This project uses Unity to perform a simulation of neutrons within a system with a low neutron population. In this type of system, the behaviour of neutrons is stochastic as each neutron will travel in a random direction and may be absorbed (and, so disappear from the system) or they might cause a fission. If a fission occurs, anywhere between 0 and 7 neutrons may be produced (the average is around 2.4). This can have a substantial impact on the bahviour of scenarios with small numbers of neutrons such as a reactor which is starting up. A fuller discussion of this behaviour may be found in Cooling, 2016.

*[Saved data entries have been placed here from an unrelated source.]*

template <int N>
int nq_ll_launch_n(tsb_nq* h, const tsb::LlMultiParams& prm, int grid, int pools, int ppt, cudaStream_t s) {
  const int var = pools == 1 ? 0 : ppt == 2 ? 1 : 2;
  auto kernel = var == 0   ? tsb::nq_rounds_ll_kernel<N, tsb::LL_T, 1, 2>
                : var == 1 ? tsb::nq_rounds_ll_kernel<N, tsb::LL_T, 2, 2>
                           : tsb::nq_rounds_ll_kernel<N, tsb::LL_T, 2, 3>;
  const size_t smem = (ppt == 2 ? sizeof(tsb::LlSmem<tsb::LL_T, 2>) : sizeof(tsb::LlSmem<tsb::LL_T, 3>)) + 128;
  int rc = h->configure(kernel, smem);
  if (rc != TSB_OK) return rc;
  void* args[] = {const_cast<tsb::LlMultiParams*>(&prm)};
  TSB_CUDA(cudaLaunchCooperativeKernel(reinterpret_cast<void*>(kernel), dim3(grid, pools), dim3(tsb::LL_T + 32), args, smem, s));
  h->launches++;
  return TSB_OK;
}
template <int N>
int nq_fat_import(tsb_nq* h) {
  const long long size = h->pool.size;
  if (size > 0) {
    tsb::nq_fat_import_kernel<N><<<static_cast<unsigned>((size + 255) / 256), 256, 0, h->stream>>>(
        h->pool.arena[h->pool.cur], h->d_fat, size);
    TSB_CUDA(cudaGetLastError());
    h->launches++;
  }
  return TSB_OK;
}
int nq_ensure_fat(tsb_nq* h, long long cap) {
  if (cap <= h->fat_cap) return TSB_OK;
  if (h->d_fat) cudaFree(h->d_fat);
  h->d_fat = nullptr;
  h->fat_cap = 0;
  TSB_CUDA(cudaMalloc(&h->d_fat, static_cast<size_t>(cap) * sizeof(tsb::FatNode)));
  h->fat_cap = cap;
  TSB_CUDA(cudaMemsetAsync(h->d_fat, 0, static_cast<size_t>(cap) * sizeof(tsb::FatNode), h->stream));
  h->tag_clear = h->rounds.epoch;
  h->tag_hi = 0;
  return TSB_OK;
}
int nq_fat_tag_window(tsb_nq* h, int64_t max_rounds, unsigned* epoch_last, bool* queued) {
  const tsb::LlTagWindow w = tsb::ll_tag_window(h->rounds.epoch, h->tag_clear, max_rounds);
  if (w.clear) {
    const long long words = h->tag_hi * tsb::LL_WORDS;
    if (words > 0) {
      tsb::nq_fat_clear_tags_kernel<<<static_cast<unsigned>((words + 255) / 256), 256, 0, h->stream>>>(h->d_fat, words);
      TSB_CUDA(cudaGetLastError());
      h->launches++;
      *queued = true;
    }
    h->tag_clear = h->rounds.epoch;
    h->tag_hi = 0;
  }
  *epoch_last = w.epoch_last;
  return TSB_OK;
}
int nq_materialize(tsb_nq* h) {
  if (!h->in_fat) return TSB_OK;
  TSB_CUDA(cudaSetDevice(h->device));
  const long long size = h->pool.size;
  if (size > 0) {
    tsb::nq_fat_export_kernel<<<static_cast<unsigned>((size + 255) / 256), 256, 0, h->stream>>>(
        h->d_fat, h->pool.arena[h->pool.cur], size);
    TSB_CUDA(cudaGetLastError());
    h->launches++;
    TSB_CUDA(cudaStreamSynchronize(h->stream));
  }
  h->in_fat = false;
  return TSB_OK;
}
int nq_ll_grid(const tsb_nq* h, int M, int pools, int* ppt = nullptr) {
  if (!h->di.coop || env_no_rounds() || pools < 1 || pools > tsb::LL_MAX_POOLS) return 0;
  const int sms = std::min(h->di.sms, tsb::LL_MAX_SMS);
  const int most = tsb::ll_ctas_per_pool(sms, pools);
  const int per = static_cast<long long>(most) * tsb::ll_slice(2) >= M ? 2 : 3;
  const int slice = tsb::ll_slice(per);
  int grid = pools == 1 ? std::max(1, (sms * 7 / 8) & ~1) : most;
  while (static_cast<long long>(grid) * slice < M && grid < most) ++grid;
  if (ppt) *ppt = per;
  return static_cast<long long>(M) <= static_cast<long long>(grid) * slice && (pools > 1 || per == 2) ? grid : 0;
}
int nq_ll_run_multi(tsb_nq* const* hs, int K, int m, int M, int64_t max_rounds, uint64_t* out) {
  int64_t left[tsb::LL_MAX_POOLS];
  bool active[tsb::LL_MAX_POOLS];
  for (int i = 0; i < K; i++) {
    left[i] = max_rounds;
    active[i] = true;
    int rc = hs[i]->rounds.ensure<tsb::LlSync>(hs[i]->stream);
    if (rc != TSB_OK) return rc;
  }
  const bool prof = std::getenv("TSB200_ROUNDS_PROF") != nullptr;
  std::vector<tsb::RoundsState> pace(prof ? tsb::LL_MAX_POOLS : 0);
  for (;;) {
    tsb::LlMultiParams mp;
    std::memset(&mp, 0, sizeof(mp));
    int map[tsb::LL_MAX_POOLS], n_act = 0;
    long long need_of[tsb::LL_MAX_POOLS];
// ... 7 lines not shown
      const long long n = std::min<long long>(p.size, M);
      const long long need = p.size - n + n * h->N;
      int rc = TSB_OK;
      if (h->in_fat && need > p.cap) rc = nq_materialize(h);
      if (rc != TSB_OK) return rc;
      bool queued = false;
      if (!h->in_fat) {
        rc = p.make_stack(h->stream, need);
        if (rc == TSB_OK) rc = nq_ensure_fat(h, p.cap);
        if (rc == TSB_OK) rc = with_queens(h->N, [h](auto q) { return nq_fat_import<decltype(q)::value>(h); });
        if (rc != TSB_OK) return rc;
        h->in_fat = true;
        queued = true;
      }
      tsb::LlParams& prm = mp.pool[n_act];
      rc = nq_fat_tag_window(h, left[i], &prm.epoch_last, &queued);
      if (rc != TSB_OK) return rc;
      if (queued && n_act > 0) TSB_CUDA(cudaStreamSynchronize(h->stream));
      prm.fat = h->d_fat;
      prm.cap = std::min(p.cap, h->fat_cap);
      prm.size0 = p.size;
      prm.epoch0 = h->rounds.epoch;
      prm.m = m;
      prm.M = M;
      prm.max_rounds = left[i];
      prm.prof = prof;
      prm.sync = h->rounds.sync<tsb::LlSync>();
      prm.state = h->rounds.d_state;
      h->rounds.h_state->exit_code = -1;
      need_of[n_act] = need;
      map[n_act++] = i;
    }
    if (n_act == 0) break;
    tsb_nq* h0 = hs[map[0]];
    int ppt = 2;
    const int grid = nq_ll_grid(h0, M, n_act, &ppt);
    if (grid == 0) return TSB_EINVAL;
    int rc = with_queens(h0->N, [&](auto q) {
      return nq_ll_launch_n<decltype(q)::value>(h0, mp, grid, n_act, ppt, h0->stream);
    });
    if (rc != TSB_OK) return rc;
    TSB_CUDA(cudaStreamSynchronize(h0->stream));
    for (int a = 0; a < n_act; a++) {
      const int i = map[a];
      tsb_nq* h = hs[i];
      tsb::RoundsState st;
      rc = h->finish_launch("nq_rounds_ll_kernel", "a flag exchange or a node poll did not complete", &st, &out[4 * i]);
      if (rc != TSB_OK) return rc;
      h->tag_hi = std::max(h->tag_hi, st.size_hi);
      if (prof) {
        const double r = static_cast<double>(std::max<unsigned long long>(1, st.rounds));
        std::fprintf(stderr, "[tsb200] LL rounds kernel (pool %d of %d): %llu rounds; CTA 0 cycles per round: workers: set-up %.0f "
                     "poll-nodes %.0f scan+items %.0f build %.0f handoff-wait %.0f store %.0f | exchange warp: "
                     "scan-wait %.0f publish+plan-ahead %.0f gather-wait %.0f sums+plan %.0f handoff-wait %.0f\n", a, n_act,
                     static_cast<unsigned long long>(st.rounds), st.prof[tsb::LL_PROF_SETUP] / r, st.prof[tsb::LL_PROF_POLL] / r,
                     st.prof[tsb::LL_PROF_SCAN] / r, st.prof[tsb::LL_PROF_BUILD] / r, st.prof[tsb::LL_PROF_HAND] / r,
                     st.prof[tsb::LL_PROF_STORE] / r, st.prof[tsb::LL_PROF_X_SCAN] / r, st.prof[tsb::LL_PROF_X_AHEAD] / r,
                     st.prof[tsb::LL_PROF_X_GATHER] / r, st.prof[tsb::LL_PROF_X_TAIL] / r, st.prof[tsb::LL_PROF_X_HAND] / r);
        pace[a] = st;
      }
      left[i] -= static_cast<int64_t>(st.rounds);
      if (st.exit_code == tsb::RND_EXIT_SPACE) {
        if (st.rounds == 0 && need_of[a] <= h->pool.cap) return TSB_ENOMEM;
        rc = nq_materialize(h);
        if (rc != TSB_OK) return rc;
      } else if (st.exit_code != tsb::RND_EXIT_RELAUNCH) {
        active[i] = false;
      }
    }
    if (prof) {
      unsigned long long t0 = ~0ull, t1 = 0;
      for (int a = 0; a < n_act; a++) {
        t0 = std::min(t0, pace[a].t_start);
        t1 = std::max(t1, pace[a].t_exit);
      }
      for (int a = 0; a < n_act; a++) {
        const tsb::RoundsState& st = pace[a];
        const double wall = 1e-3 * static_cast<double>(st.t_exit - st.t_start);
        unsigned long long fertile = 0, wide = 0;
        for (int c = 0; c < grid; c++) {
          fertile += st.cta_fertile[c];
          wide += st.cta_wide[c];
        }
        std::fprintf(stderr, "[tsb200] LL pace (pool %d of %d, handle %d): start +%.2f us, wall %.2f us, %llu rounds, "
                     "%.4f us per round, stagger %.2f us, parents %llu, children %llu, parents with children %llu, "
                     "CTA rounds over one window %llu\n", a, n_act, map[a],
                     1e-3 * static_cast<double>(st.t_start - t0), wall, static_cast<unsigned long long>(st.rounds),
                     wall / static_cast<double>(std::max<unsigned long long>(1, st.rounds)),
                     1e-3 * static_cast<double>(t1 - st.t_exit), static_cast<unsigned long long>(st.parents),
                     static_cast<unsigned long long>(st.children), fertile, wide);
      }
      int row_of[2][tsb::LL_MAX_SMS * 2], n_on[tsb::LL_MAX_SMS * 2] = {};
      unsigned t_of[2][tsb::LL_MAX_SMS * 2];
      for (int a = 0; a < n_act; a++)
        for (int c = 0; c < grid; c++) {
          const unsigned s = pace[a].cta_sm[c] % (tsb::LL_MAX_SMS * 2);
          if (n_on[s] < 2) {
            row_of[n_on[s]][s] = a;
            t_of[n_on[s]][s] = pace[a].cta_t0[c];
          }
          n_on[s]++;
        }
      int pairs[tsb::LL_MAX_POOLS][tsb::LL_MAX_POOLS] = {}, first[tsb::LL_MAX_POOLS] = {}, over = 0;
      for (int s = 0; s < tsb::LL_MAX_SMS * 2; s++) {
        if (n_on[s] > 2) over++;
        if (n_on[s] < 2) continue;
        const bool zero_first = static_cast<int>(t_of[1][s] - t_of[0][s]) >= 0;
        const int lo = std::min(row_of[0][s], row_of[1][s]), hi = std::max(row_of[0][s], row_of[1][s]);
        pairs[lo][hi]++;
        first[zero_first ? row_of[0][s] : row_of[1][s]]++;
      }
      std::string sh;
      for (int x = 0; x < n_act; x++)
        for (int y = x; y < n_act; y++)
          if (pairs[x][y]) sh += " " + std::to_string(x) + "+" + std::to_string(y) + ": " + std::to_string(pairs[x][y]);
      std::string fs;
      for (int x = 0; x < n_act; x++) fs += " " + std::to_string(x) + ": " + std::to_string(first[x]);
      std::fprintf(stderr, "[tsb200] LL residency: SMs shared by pools%s | started first on a shared SM, by pool%s | SMs "
                   "with more than two CTAs: %d\n", sh.c_str(), fs.c_str(), over);
    }
  }
  return TSB_OK;
}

This project contains a project made in Unity which simulates neutrons being created and travelling within a 1m cube. Neutrons may then be absorved or cause a fission, potentially creating new neutrons. This is all displayed visually in 3D space. The project had been designed to be built as a standalone Windows app, a Web GL app which may be hosted online, or an Oculus Quest 2 app which allows the system to be viewed in Virtual Reality.
This Gituhb repository has a .gitignore file designed to cause good behaviour in the context of a Unity project. In addition, the .gitattributes file uses Git Large File Storage (LFS) to allow efficient version control of the large files used within Unity. You will need to instal Git LFS before cloning the project on to your computer and initialise it when promted during the cloning process.
To open the project, you will need to download the Unity Hub and the Unity Editor. The project was built in Unity 2020.3.14f1 so you could download this version of the engine or download a newer version then upgrade the project to your newer version. If you want to create a build of the project, you will need to install one or more of the following modules:
- Universal Windows Platform Build Support (for Windows)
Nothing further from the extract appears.